## DESCRIPTION OF THE TASK
Start at the top line and retype the data exactly through to the end.

(THE DATA begins)

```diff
diff --git a/blu_amd/csrc/k_chain.hip b/blu_amd/csrc/k_chain.hip
--- a/blu_amd/csrc/k_chain.hip
+++ b/blu_amd/csrc/k_chain.hip
@@ -267,20 +267,20 @@
     if (cc == 0) {
         double x1 = 0.0, xinf = 0.0, y1 = 0.0, ymax;
         const ChLStage A1{D.lbeg, D.lidx, D.pinv, D.lval, nullptr};
-        ok = ok && chain_sweep<false, false>(A1, L, m - 1, -1, m, wl, [&](int, bool has, double dot, double, double) {
+        ok = ok && chain_sweep<false, false, false>(A1, L, m - 1, -1, m, wl, [&](int, bool has, double dot, double, double) {
             double temp = has ? -dot : 0.0;
             temp += temp >= 0.0 ? 1.0 : -1.0;
             return temp;
         });
         if (w0 && ok) x1 = abs_sum(wl, m - 1, -1, &xinf);
         const ChLRows A2{R.lt_ptr, R.lt_idx, R.lt_val, D.prow, D.pinv, wl};
-        ok = ok && chain_sweep<true, true>(A2, L, 0, 1, m, wl, [&](int, bool, double acc, double, double) { return acc; });
+        ok = ok && chain_sweep<true, true, false>(A2, L, 0, 1, m, wl, [&](int, bool, double acc, double, double) { return acc; });
         if (w0 && ok) y1 = abs_sum(wl, 0, 1, &ymax);
         if (w0 && lane == 0) res[0] = fmax(y1 / x1, xinf);
     } else if (cc == 1) {
         double x1 = 0.0, xinf = 0.0, y1 = 0.0, ymax;
         const ChUCols A1{(GPTR(const long long))O.u_colptr, (GPTR(const long long))O.u_rowidx, (GPTR(const double))O.u_value, nullptr};
-        ok = ok && chain_sweep<false, false>(A1, L, 0, 1, m, wu, [&](int, bool has, double dot, double, double diag) {
+        ok = ok && chain_sweep<false, false, true>(A1, L, 0, 1, m, wu, [&](int, bool has, double dot, double, double diag) {
             double temp = has ? -dot : 0.0;
             temp += temp >= 0.0 ? 1.0 : -1.0;
             temp /= diag;
@@ -288,28 +288,28 @@
         });
         if (w0 && ok) x1 = abs_sum(wu, 0, 1, &xinf);
         const ChURows A2{D.ubeg, R.ur_len, R.ur_pos, R.ur_val, (GPTR(const long long))O.u_colptr, (GPTR(const double))O.u_value, wu};
-        ok = ok && chain_sweep<true, true>(A2, L, m - 1, -1, m, wu, [&](int, bool, double acc, double, double diag) { return acc / diag; });
+        ok = ok && chain_sweep<true, true, true>(A2, L, m - 1, -1, m, wu, [&](int, bool, double acc, double, double diag) { return acc / diag; });
         if (w0 && ok) y1 = abs_sum(wu, m - 1, -1, &ymax);
         if (w0 && lane == 0) res[1] = fmax(y1 / x1, xinf);
     } else if (cc == 2) {
         const ChLRows A1{R.lt_ptr, R.lt_idx, R.lt_val, D.prow, D.pinv, nullptr};
-        ok = ok && chain_sweep<false, false>(A1, L, 0, 1, m, lf, [&](int k, bool, double d, double, double) {
+        ok = ok && chain_sweep<false, false, false>(A1, L, 0, 1, m, lf, [&](int k, bool, double d, double, double) {
             const double r = d <= 0.0 ? 1.0 : -1.0;
             if (lane == 0) rf[k] = r;
             return r - d;
         });
         const ChURows A2{D.ubeg, R.ur_len, R.ur_pos, R.ur_val, (GPTR(const long long))O.u_colptr, (GPTR(const double))O.u_value, lf};
-        ok = ok && chain_sweep<true, true>(A2, L, m - 1, -1, m, lf, [&](int, bool, double acc, double, double diag) { return acc / diag; });
+        ok = ok && chain_sweep<true, true, true>(A2, L, m - 1, -1, m, lf, [&](int, bool, double acc, double, double diag) { return acc / diag; });
     } else {
         const ChUCols A1{(GPTR(const long long))O.u_colptr, (GPTR(const long long))O.u_rowidx, (GPTR(const double))O.u_value, nullptr};
-        ok = ok && chain_sweep<false, false>(A1, L, 0, 1, m, lb, [&](int k, bool has, double dot, double, double diag) {
+        ok = ok && chain_sweep<false, false, true>(A1, L, 0, 1, m, lb, [&](int k, bool has, double dot, double, double diag) {
             const double d = has ? dot : 0.0;
             const double r = d <= 0.0 ? 1.0 : -1.0;
             if (lane == 0) rb[k] = r;
             return (r - d) / diag;
         });
         const ChLStage A2{D.lbeg, D.lidx, D.pinv, D.lval, lb};
-        ok = ok && chain_sweep<false, false>(A2, L, m - 1, -1, m, lb, [&](int, bool has, double dot, double own, double) { return has ? own - dot : own; });
+        ok = ok && chain_sweep<false, false, false>(A2, L, m - 1, -1, m, lb, [&](int, bool has, double dot, double own, double) { return has ? own - dot : own; });
     }
     if (!ok && threadIdx.x == 0) atomicMax(defect, ch_flag(&L->abort) ? ch_flag(&L->abort) : 99);
 }
@@ -476,14 +476,14 @@
     bool ok = true;
     if (!trans) {
         const ChSolveLRows A1{R.lt_ptr, R.lt_idx, R.lt_val, D.prow, D.pinv, y};
-        ok = ok && chain_sweep<false, false>(A1, L, 0, 1, m, y, sub_dot);
+        ok = ok && chain_sweep<false, false, false>(A1, L, 0, 1, m, y, sub_dot);
         const ChSolveURows A2{D.ubeg, R.ur_len, R.ur_pos, R.ur_val, (GPTR(const long long))O.u_colptr, (GPTR(const double))O.u_value, D.prow, D.pcol, y};
-        ok = ok && chain_sweep<true, true>(A2, L, m - 1, -1, m, x_out, over_diag);
+        ok = ok && chain_sweep<true, true, true>(A2, L, m - 1, -1, m, x_out, over_diag);
     } else {
         const ChSolveUCols A1{(GPTR(const long long))O.u_colptr, (GPTR(const long long))O.u_rowidx, (GPTR(const double))O.u_value, D.prow, D.pcol, y};
-        ok = ok && chain_sweep<true, true>(A1, L, 0, 1, m, x_out, over_diag);
+        ok = ok && chain_sweep<true, true, true>(A1, L, 0, 1, m, x_out, over_diag);
         const ChSolveLStage A2{D.lbeg, D.lidx, D.pinv, D.prow, D.lval, x_out};
-        ok = ok && chain_sweep<false, false>(A2, L, m - 1, -1, m, x_out, sub_dot);
+        ok = ok && chain_sweep<false, false, false>(A2, L, m - 1, -1, m, x_out, sub_dot);
     }
     if (threadIdx.x == 0) *defect = ok ? 0 : 9100 + ch_flag(&L->abort);
 }
```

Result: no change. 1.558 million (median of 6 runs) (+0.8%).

(THE DATA ends)

## TASK SOLUTION
```diff
diff --git a/blu_amd/csrc/k_chain.hip b/blu_amd/csrc/k_chain.hip
--- a/blu_amd/csrc/k_chain.hip
+++ b/blu_amd/csrc/k_chain.hip
@@ -267,20 +267,20 @@
     if (cc == 0) {
         double x1 = 0.0, xinf = 0.0, y1 = 0.0, ymax;
         const ChLStage A1{D.lbeg, D.lidx, D.pinv, D.lval, nullptr};
-        ok = ok && chain_sweep<false, false>(A1, L, m - 1, -1, m, wl, [&](int, bool has, double dot, double, double) {
+        ok = ok && chain_sweep<false, false, false>(A1, L, m - 1, -1, m, wl, [&](int, bool has, double dot, double, double) {
             double temp = has ? -dot : 0.0;
             temp += temp >= 0.0 ? 1.0 : -1.0;
             return temp;
         });
         if (w0 && ok) x1 = abs_sum(wl, m - 1, -1, &xinf);
         const ChLRows A2{R.lt_ptr, R.lt_idx, R.lt_val, D.prow, D.pinv, wl};
-        ok = ok && chain_sweep<true, true>(A2, L, 0, 1, m, wl, [&](int, bool, double acc, double, double) { return acc; });
+        ok = ok && chain_sweep<true, true, false>(A2, L, 0, 1, m, wl, [&](int, bool, double acc, double, double) { return acc; });
         if (w0 && ok) y1 = abs_sum(wl, 0, 1, &ymax);
         if (w0 && lane == 0) res[0] = fmax(y1 / x1, xinf);
     } else if (cc == 1) {
         double x1 = 0.0, xinf = 0.0, y1 = 0.0, ymax;
         const ChUCols A1{(GPTR(const long long))O.u_colptr, (GPTR(const long long))O.u_rowidx, (GPTR(const double))O.u_value, nullptr};
-        ok = ok && chain_sweep<false, false>(A1, L, 0, 1, m, wu, [&](int, bool has, double dot, double, double diag) {
+        ok = ok && chain_sweep<false, false, true>(A1, L, 0, 1, m, wu, [&](int, bool has, double dot, double, double diag) {
             double temp = has ? -dot : 0.0;
             temp += temp >= 0.0 ? 1.0 : -1.0;
             temp /= diag;
@@ -288,28 +288,28 @@
         });
         if (w0 && ok) x1 = abs_sum(wu, 0, 1, &xinf);
         const ChURows A2{D.ubeg, R.ur_len, R.ur_pos, R.ur_val, (GPTR(const long long))O.u_colptr, (GPTR(const double))O.u_value, wu};
-        ok = ok && chain_sweep<true, true>(A2, L, m - 1, -1, m, wu, [&](int, bool, double acc, double, double diag) { return acc / diag; });
+        ok = ok && chain_sweep<true, true, true>(A2, L, m - 1, -1, m, wu, [&](int, bool, double acc, double, double diag) { return acc / diag; });
         if (w0 && ok) y1 = abs_sum(wu, m - 1, -1, &ymax);
         if (w0 && lane == 0) res[1] = fmax(y1 / x1, xinf);
     } else if (cc == 2) {
         const ChLRows A1{R.lt_ptr, R.lt_idx, R.lt_val, D.prow, D.pinv, nullptr};
-        ok = ok && chain_sweep<false, false>(A1, L, 0, 1, m, lf, [&](int k, bool, double d, double, double) {
+        ok = ok && chain_sweep<false, false, false>(A1, L, 0, 1, m, lf, [&](int k, bool, double d, double, double) {
             const double r = d <= 0.0 ? 1.0 : -1.0;
             if (lane == 0) rf[k] = r;
             return r - d;
         });
         const ChURows A2{D.ubeg, R.ur_len, R.ur_pos, R.ur_val, (GPTR(const long long))O.u_colptr, (GPTR(const double))O.u_value, lf};
-        ok = ok && chain_sweep<true, true>(A2, L, m - 1, -1, m, lf, [&](int, bool, double acc, double, double diag) { return acc / diag; });
+        ok = ok && chain_sweep<true, true, true>(A2, L, m - 1, -1, m, lf, [&](int, bool, double acc, double, double diag) { return acc / diag; });
     } else {
         const ChUCols A1{(GPTR(const long long))O.u_colptr, (GPTR(const long long))O.u_rowidx, (GPTR(const double))O.u_value, nullptr};
-        ok = ok && chain_sweep<false, false>(A1, L, 0, 1, m, lb, [&](int k, bool has, double dot, double, double diag) {
+        ok = ok && chain_sweep<false, false, true>(A1, L, 0, 1, m, lb, [&](int k, bool has, double dot, double, double diag) {
             const double d = has ? dot : 0.0;
             const double r = d <= 0.0 ? 1.0 : -1.0;
             if (lane == 0) rb[k] = r;
             return (r - d) / diag;
         });
         const ChLStage A2{D.lbeg, D.lidx, D.pinv, D.lval, lb};
-        ok = ok && chain_sweep<false, false>(A2, L, m - 1, -1, m, lb, [&](int, bool has, double dot, double own, double) { return has ? own - dot : own; });
+        ok = ok && chain_sweep<false, false, false>(A2, L, m - 1, -1, m, lb, [&](int, bool has, double dot, double own, double) { return has ? own - dot : own; });
     }
     if (!ok && threadIdx.x == 0) atomicMax(defect, ch_flag(&L->abort) ? ch_flag(&L->abort) : 99);
 }
@@ -476,14 +476,14 @@
     bool ok = true;
     if (!trans) {
         const ChSolveLRows A1{R.lt_ptr, R.lt_idx, R.lt_val, D.prow, D.pinv, y};
-        ok = ok && chain_sweep<false, false>(A1, L, 0, 1, m, y, sub_dot);
+        ok = ok && chain_sweep<false, false, false>(A1, L, 0, 1, m, y, sub_dot);
         const ChSolveURows A2{D.ubeg, R.ur_len, R.ur_pos, R.ur_val, (GPTR(const long long))O.u_colptr, (GPTR(const double))O.u_value, D.prow, D.pcol, y};
-        ok = ok && chain_sweep<true, true>(A2, L, m - 1, -1, m, x_out, over_diag);
+        ok = ok && chain_sweep<true, true, true>(A2, L, m - 1, -1, m, x_out, over_diag);
     } else {
         const ChSolveUCols A1{(GPTR(const long long))O.u_colptr, (GPTR(const long long))O.u_rowidx, (GPTR(const double))O.u_value, D.prow, D.pcol, y};
-        ok = ok && chain_sweep<true, true>(A1, L, 0, 1, m, x_out, over_diag);
+        ok = ok && chain_sweep<true, true, true>(A1, L, 0, 1, m, x_out, over_diag);
         const ChSolveLStage A2{D.lbeg, D.lidx, D.pinv, D.prow, D.lval, x_out};
-        ok = ok && chain_sweep<false, false>(A2, L, m - 1, -1, m, x_out, sub_dot);
+        ok = ok && chain_sweep<false, false, false>(A2, L, m - 1, -1, m, x_out, sub_dot);
     }
     if (threadIdx.x == 0) *defect = ok ? 0 : 9100 + ch_flag(&L->abort);
 }
```

Result: no change. 1.558 million (median of 6 runs) (+0.8%).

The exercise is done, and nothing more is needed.